THE PROBLEM
Read the lines below, and copy any that contain the string "auto".

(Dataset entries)

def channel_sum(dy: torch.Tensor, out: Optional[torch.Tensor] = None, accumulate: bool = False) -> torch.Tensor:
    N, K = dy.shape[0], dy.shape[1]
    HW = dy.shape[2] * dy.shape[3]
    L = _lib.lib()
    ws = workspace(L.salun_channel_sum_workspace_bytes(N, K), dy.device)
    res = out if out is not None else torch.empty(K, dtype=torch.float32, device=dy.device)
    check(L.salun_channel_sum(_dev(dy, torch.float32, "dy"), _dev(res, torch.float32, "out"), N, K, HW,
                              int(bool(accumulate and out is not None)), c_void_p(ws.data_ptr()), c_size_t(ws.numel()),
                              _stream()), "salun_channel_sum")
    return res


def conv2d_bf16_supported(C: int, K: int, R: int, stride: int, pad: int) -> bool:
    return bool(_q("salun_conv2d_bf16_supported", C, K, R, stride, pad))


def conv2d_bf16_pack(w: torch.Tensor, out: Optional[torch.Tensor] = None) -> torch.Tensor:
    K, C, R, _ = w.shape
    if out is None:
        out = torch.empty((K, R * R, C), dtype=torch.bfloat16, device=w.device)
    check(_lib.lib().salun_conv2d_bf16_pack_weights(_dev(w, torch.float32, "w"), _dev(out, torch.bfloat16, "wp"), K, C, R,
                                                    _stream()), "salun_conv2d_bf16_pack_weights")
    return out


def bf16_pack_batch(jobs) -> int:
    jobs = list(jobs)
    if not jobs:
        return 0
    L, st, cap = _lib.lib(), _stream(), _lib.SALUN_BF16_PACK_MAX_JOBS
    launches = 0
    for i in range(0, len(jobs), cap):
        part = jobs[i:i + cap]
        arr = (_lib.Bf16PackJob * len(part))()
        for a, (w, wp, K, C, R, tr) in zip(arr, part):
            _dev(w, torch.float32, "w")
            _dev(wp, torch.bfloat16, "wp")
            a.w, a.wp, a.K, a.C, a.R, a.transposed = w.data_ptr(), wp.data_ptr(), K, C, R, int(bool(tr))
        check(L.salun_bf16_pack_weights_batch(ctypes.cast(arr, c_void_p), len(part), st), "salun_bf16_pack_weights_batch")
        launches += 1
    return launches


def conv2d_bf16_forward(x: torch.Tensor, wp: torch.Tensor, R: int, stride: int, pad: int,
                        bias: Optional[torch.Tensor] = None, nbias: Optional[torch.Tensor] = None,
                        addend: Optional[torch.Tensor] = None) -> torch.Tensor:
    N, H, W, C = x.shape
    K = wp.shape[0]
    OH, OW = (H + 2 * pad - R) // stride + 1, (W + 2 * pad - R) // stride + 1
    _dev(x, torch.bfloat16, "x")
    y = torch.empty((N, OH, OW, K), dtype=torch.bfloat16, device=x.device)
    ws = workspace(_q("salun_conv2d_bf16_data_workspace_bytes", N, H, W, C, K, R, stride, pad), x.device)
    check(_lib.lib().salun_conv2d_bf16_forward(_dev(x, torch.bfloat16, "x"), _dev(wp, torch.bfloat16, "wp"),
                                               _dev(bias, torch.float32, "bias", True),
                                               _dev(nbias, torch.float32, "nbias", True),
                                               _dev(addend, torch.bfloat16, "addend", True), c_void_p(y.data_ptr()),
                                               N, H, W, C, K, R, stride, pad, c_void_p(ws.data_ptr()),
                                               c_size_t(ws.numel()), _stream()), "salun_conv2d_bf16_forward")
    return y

* * *

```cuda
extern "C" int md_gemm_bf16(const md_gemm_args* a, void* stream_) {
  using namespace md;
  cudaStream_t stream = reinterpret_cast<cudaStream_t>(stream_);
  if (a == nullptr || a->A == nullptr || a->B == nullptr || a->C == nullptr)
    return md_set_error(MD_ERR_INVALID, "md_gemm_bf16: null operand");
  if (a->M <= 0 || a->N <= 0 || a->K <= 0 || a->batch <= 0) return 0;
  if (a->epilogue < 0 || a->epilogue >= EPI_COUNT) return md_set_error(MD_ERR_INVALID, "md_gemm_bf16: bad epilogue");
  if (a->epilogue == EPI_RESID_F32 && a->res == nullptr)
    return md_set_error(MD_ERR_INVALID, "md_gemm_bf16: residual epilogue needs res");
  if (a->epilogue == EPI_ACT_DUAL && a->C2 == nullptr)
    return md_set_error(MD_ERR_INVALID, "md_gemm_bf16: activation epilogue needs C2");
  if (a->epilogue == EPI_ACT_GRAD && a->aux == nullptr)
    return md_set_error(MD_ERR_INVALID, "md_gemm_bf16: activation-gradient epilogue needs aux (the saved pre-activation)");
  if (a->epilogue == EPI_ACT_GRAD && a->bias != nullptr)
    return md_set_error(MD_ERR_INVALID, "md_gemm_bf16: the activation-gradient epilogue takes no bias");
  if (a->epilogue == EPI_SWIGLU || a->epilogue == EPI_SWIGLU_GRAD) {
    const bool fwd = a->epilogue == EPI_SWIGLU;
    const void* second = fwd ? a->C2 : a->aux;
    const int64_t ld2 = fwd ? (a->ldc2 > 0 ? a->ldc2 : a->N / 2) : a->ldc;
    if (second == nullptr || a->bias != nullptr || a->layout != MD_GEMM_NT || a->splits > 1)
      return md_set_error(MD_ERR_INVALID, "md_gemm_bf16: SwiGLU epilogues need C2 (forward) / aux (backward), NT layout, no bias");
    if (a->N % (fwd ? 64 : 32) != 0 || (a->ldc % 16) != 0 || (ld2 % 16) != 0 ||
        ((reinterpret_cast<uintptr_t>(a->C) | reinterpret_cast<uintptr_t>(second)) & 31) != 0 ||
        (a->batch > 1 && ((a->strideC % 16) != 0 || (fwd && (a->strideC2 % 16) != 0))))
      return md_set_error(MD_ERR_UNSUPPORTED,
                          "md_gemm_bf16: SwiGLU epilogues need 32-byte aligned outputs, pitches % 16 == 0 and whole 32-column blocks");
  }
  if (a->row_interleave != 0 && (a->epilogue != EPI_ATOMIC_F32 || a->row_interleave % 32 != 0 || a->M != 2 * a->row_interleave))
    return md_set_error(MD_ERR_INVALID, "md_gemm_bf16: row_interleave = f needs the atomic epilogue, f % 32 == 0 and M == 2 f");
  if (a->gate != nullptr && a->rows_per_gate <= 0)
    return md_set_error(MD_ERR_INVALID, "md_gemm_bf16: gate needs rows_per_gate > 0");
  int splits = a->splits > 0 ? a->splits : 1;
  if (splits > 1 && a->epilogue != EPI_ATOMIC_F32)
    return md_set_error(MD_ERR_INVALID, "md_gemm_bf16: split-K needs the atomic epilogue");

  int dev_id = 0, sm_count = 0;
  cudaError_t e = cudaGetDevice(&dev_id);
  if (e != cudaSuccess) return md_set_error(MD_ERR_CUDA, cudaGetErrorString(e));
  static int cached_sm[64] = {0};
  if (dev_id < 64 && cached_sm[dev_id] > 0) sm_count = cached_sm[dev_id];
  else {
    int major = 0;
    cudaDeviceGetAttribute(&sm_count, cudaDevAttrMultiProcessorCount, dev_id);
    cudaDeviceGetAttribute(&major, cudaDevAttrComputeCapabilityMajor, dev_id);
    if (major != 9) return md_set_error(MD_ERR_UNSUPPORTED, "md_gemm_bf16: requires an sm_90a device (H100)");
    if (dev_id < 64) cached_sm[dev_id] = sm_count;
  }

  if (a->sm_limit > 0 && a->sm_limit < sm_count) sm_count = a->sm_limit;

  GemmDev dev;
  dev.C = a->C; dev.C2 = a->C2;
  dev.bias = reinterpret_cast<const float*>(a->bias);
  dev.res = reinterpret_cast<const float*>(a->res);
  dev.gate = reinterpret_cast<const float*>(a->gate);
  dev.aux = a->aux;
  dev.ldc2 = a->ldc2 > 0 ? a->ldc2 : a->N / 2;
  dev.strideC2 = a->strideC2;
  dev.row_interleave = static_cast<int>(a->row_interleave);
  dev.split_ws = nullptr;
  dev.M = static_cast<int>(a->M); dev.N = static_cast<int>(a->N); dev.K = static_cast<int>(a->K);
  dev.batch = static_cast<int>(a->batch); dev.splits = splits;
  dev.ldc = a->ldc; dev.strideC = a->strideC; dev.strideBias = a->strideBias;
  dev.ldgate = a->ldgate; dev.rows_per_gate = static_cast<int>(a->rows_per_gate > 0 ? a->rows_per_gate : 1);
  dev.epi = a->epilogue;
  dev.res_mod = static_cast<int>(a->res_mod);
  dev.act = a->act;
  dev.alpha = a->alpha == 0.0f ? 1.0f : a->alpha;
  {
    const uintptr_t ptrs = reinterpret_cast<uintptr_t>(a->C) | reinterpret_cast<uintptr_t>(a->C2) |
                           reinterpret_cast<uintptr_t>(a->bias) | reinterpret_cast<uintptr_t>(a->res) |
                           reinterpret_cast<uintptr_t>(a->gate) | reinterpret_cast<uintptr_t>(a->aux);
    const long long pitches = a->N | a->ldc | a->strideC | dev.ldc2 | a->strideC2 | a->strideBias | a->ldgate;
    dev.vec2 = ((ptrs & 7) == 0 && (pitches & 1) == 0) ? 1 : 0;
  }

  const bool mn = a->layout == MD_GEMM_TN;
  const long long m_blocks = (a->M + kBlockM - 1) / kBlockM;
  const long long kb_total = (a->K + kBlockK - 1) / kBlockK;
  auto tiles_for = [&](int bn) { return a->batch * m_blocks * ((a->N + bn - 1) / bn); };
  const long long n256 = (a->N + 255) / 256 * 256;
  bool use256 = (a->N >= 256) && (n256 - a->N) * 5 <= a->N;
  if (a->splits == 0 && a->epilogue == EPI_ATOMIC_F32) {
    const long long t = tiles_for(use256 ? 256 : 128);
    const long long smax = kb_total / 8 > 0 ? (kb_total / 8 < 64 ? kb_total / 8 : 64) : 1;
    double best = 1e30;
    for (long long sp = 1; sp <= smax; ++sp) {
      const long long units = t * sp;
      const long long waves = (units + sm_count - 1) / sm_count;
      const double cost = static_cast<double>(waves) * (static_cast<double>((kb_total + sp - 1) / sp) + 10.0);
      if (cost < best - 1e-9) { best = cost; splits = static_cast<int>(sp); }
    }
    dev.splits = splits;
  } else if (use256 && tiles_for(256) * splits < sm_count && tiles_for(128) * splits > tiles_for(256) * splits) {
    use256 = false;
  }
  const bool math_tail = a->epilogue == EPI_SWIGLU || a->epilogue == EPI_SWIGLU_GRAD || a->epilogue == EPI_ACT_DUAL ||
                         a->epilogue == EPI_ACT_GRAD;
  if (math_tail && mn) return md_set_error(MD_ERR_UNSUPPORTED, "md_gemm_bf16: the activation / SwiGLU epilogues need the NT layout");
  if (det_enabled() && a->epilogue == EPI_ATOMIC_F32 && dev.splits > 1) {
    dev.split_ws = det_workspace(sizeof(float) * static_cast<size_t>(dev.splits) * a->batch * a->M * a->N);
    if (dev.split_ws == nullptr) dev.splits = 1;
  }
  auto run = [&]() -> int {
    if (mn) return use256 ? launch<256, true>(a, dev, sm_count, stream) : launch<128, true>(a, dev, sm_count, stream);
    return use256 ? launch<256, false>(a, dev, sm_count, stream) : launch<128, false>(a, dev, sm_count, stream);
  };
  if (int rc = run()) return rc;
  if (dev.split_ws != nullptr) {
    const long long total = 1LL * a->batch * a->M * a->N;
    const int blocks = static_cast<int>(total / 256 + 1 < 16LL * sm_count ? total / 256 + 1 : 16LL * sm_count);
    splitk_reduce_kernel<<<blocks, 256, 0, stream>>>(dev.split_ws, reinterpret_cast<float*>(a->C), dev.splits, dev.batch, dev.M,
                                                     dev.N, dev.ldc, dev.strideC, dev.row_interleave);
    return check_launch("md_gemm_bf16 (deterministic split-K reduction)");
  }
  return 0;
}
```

==

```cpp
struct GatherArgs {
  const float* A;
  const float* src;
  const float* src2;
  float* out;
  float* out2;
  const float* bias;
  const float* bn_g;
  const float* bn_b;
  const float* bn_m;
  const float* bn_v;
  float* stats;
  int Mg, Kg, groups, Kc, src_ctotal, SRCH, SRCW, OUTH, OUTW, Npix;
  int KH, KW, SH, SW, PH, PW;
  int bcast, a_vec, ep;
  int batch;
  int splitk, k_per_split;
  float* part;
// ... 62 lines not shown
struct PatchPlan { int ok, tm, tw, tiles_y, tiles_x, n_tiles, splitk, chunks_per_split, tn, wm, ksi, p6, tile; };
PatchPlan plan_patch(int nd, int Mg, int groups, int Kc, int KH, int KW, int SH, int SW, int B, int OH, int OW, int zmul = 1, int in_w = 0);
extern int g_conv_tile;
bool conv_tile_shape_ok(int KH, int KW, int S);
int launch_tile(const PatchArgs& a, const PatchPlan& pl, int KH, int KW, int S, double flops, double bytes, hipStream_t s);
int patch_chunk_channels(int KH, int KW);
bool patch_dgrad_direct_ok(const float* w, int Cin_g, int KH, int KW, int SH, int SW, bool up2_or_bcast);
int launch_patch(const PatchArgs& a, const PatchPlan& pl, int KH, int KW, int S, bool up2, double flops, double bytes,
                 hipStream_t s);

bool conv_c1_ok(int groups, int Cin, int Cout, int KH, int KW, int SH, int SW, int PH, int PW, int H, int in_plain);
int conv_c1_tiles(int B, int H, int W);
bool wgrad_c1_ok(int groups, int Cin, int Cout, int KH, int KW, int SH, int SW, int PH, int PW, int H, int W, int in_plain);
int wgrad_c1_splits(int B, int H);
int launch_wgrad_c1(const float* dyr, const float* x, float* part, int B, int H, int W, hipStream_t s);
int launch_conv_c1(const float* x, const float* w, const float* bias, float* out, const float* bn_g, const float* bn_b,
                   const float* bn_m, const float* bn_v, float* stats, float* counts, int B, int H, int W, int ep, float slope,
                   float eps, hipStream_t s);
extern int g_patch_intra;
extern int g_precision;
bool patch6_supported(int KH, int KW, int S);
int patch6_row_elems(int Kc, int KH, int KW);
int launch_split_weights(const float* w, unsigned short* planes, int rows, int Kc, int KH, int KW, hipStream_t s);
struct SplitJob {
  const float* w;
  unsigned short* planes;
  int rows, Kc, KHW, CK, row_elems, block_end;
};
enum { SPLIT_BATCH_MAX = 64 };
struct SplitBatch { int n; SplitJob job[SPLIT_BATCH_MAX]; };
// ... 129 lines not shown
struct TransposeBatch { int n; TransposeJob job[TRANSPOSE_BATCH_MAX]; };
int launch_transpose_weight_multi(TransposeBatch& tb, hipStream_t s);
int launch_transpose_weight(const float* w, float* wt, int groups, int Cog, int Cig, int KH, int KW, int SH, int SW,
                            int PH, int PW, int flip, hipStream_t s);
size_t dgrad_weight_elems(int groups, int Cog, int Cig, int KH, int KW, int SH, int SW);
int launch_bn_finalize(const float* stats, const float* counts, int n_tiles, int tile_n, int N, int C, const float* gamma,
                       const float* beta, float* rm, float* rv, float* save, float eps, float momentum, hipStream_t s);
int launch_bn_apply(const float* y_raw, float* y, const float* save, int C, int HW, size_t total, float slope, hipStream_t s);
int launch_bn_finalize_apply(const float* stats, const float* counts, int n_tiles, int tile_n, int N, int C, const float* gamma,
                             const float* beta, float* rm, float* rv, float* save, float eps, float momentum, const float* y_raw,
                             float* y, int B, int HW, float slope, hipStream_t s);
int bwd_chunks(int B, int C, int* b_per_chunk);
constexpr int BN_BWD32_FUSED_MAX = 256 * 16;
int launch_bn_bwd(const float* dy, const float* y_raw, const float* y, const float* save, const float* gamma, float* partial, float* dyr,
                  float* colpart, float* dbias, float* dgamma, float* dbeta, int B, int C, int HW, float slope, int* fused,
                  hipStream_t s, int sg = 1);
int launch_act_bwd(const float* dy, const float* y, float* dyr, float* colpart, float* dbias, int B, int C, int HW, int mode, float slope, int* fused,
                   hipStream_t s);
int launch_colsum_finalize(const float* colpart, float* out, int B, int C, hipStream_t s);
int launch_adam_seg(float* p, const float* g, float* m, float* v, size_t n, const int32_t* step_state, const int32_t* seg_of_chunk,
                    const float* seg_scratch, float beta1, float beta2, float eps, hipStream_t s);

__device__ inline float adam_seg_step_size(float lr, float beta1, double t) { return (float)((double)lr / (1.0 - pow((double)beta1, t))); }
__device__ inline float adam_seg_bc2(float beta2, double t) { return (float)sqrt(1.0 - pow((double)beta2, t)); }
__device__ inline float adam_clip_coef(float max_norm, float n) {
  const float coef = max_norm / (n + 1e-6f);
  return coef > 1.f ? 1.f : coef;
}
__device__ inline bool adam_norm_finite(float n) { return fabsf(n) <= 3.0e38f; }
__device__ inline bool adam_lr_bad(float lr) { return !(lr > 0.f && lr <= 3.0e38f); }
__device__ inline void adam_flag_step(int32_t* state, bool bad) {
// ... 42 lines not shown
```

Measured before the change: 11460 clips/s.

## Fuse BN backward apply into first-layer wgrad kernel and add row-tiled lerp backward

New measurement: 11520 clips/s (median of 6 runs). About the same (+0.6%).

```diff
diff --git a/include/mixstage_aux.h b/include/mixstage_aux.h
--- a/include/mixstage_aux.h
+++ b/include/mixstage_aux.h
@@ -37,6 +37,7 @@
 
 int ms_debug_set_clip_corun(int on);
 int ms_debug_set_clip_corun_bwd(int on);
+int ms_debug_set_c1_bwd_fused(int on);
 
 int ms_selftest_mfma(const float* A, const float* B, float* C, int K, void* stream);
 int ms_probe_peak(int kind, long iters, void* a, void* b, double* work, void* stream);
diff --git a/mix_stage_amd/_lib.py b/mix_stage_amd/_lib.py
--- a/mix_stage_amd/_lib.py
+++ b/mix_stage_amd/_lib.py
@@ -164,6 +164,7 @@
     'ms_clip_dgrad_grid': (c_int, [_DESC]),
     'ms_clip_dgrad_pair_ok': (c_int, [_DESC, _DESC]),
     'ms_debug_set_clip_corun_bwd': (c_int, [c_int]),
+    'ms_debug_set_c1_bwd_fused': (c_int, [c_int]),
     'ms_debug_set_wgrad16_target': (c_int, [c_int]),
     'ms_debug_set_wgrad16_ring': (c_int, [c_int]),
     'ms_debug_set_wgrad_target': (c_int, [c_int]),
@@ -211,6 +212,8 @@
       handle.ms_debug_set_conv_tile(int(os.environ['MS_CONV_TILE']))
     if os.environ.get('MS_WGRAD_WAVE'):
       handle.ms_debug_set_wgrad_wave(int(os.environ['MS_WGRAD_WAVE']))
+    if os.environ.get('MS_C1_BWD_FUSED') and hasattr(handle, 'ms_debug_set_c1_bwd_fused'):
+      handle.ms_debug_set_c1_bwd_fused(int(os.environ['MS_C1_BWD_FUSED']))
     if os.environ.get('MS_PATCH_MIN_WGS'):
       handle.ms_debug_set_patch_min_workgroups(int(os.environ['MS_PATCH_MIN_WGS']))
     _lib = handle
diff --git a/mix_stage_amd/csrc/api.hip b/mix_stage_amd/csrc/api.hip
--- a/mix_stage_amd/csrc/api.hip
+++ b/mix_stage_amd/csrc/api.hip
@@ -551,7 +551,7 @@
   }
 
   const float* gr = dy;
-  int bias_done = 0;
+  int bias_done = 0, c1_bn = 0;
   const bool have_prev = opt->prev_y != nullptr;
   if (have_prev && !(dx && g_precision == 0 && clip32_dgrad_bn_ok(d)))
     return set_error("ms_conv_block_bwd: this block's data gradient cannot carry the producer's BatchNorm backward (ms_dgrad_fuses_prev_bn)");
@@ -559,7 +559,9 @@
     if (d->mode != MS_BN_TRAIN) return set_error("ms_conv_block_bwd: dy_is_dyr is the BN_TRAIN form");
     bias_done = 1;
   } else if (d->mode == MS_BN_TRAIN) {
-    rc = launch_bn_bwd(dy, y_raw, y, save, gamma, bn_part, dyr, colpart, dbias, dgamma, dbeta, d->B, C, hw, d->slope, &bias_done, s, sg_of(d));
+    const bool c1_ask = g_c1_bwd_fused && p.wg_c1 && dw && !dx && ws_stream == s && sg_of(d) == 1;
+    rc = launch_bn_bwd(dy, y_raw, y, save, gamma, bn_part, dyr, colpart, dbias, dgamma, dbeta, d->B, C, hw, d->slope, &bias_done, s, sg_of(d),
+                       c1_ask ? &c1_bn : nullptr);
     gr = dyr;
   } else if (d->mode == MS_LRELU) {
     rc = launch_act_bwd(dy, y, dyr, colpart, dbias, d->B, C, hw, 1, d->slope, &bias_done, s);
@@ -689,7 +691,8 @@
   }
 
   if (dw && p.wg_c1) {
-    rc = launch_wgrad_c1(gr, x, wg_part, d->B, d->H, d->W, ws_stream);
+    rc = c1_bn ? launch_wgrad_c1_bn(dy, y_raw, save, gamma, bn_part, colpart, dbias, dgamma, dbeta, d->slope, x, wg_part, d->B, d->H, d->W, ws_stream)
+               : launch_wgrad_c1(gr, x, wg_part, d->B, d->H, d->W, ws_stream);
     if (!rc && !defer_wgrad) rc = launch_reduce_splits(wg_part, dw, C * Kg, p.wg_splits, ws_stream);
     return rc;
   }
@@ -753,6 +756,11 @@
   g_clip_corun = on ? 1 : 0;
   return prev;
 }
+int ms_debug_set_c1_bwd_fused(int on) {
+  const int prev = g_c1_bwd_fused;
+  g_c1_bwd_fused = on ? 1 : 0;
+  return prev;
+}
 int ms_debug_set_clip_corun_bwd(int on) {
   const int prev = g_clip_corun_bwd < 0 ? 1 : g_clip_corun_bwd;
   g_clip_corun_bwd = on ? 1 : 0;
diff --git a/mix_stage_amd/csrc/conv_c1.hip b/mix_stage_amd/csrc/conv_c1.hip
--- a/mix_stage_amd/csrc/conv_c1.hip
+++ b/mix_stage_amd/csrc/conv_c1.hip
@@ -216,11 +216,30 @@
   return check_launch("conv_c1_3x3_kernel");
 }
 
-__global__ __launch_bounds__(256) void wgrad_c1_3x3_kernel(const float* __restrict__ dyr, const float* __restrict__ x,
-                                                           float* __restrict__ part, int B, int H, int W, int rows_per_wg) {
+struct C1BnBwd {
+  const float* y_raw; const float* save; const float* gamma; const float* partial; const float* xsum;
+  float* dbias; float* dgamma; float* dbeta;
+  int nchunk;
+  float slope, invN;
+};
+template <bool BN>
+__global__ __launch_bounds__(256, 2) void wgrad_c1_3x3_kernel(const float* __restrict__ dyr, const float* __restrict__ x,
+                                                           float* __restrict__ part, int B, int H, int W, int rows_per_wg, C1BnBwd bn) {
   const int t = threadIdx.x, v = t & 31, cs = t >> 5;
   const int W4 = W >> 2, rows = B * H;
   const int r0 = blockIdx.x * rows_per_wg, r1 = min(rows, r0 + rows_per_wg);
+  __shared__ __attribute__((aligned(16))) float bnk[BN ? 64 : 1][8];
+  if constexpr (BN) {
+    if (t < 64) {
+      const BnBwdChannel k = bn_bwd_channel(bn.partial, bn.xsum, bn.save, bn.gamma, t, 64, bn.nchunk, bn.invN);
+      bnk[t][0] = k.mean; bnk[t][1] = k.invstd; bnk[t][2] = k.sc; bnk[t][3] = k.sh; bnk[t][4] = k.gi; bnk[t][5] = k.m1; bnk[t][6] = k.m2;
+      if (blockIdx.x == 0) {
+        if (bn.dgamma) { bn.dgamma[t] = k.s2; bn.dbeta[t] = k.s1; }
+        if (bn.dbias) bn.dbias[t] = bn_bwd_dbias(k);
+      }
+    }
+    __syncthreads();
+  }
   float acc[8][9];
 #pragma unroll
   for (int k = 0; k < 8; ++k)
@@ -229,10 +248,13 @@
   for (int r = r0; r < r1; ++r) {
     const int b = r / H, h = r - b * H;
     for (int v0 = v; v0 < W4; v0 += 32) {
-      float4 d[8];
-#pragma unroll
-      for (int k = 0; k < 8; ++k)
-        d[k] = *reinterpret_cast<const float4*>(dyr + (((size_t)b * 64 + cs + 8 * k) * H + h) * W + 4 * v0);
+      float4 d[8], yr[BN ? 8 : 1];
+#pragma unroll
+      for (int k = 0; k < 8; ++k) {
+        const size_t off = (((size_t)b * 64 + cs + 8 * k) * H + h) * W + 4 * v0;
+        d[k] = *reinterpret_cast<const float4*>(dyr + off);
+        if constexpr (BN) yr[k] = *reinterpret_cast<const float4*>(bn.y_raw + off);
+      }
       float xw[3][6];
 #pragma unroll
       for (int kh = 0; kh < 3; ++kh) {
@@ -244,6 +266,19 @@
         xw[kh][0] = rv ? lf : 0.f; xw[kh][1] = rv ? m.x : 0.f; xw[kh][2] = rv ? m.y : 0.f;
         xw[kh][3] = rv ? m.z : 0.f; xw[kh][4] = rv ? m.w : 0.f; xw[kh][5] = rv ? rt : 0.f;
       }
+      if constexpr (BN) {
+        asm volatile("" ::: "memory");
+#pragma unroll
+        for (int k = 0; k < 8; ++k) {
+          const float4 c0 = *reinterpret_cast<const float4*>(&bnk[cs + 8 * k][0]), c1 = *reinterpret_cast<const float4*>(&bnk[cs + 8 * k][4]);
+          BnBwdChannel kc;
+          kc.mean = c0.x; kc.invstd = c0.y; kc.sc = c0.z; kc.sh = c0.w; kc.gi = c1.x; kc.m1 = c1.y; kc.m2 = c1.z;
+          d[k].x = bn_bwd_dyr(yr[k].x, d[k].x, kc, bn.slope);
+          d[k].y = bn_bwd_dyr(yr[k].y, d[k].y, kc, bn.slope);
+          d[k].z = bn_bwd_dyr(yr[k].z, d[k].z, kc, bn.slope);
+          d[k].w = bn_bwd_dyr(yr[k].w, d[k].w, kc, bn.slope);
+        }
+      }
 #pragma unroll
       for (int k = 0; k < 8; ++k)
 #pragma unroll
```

WRITTEN SOLUTION
  auto tiles_for = [&](int bn) { return a->batch * m_blocks * ((a->N + bn - 1) / bn); };
  auto run = [&]() -> int {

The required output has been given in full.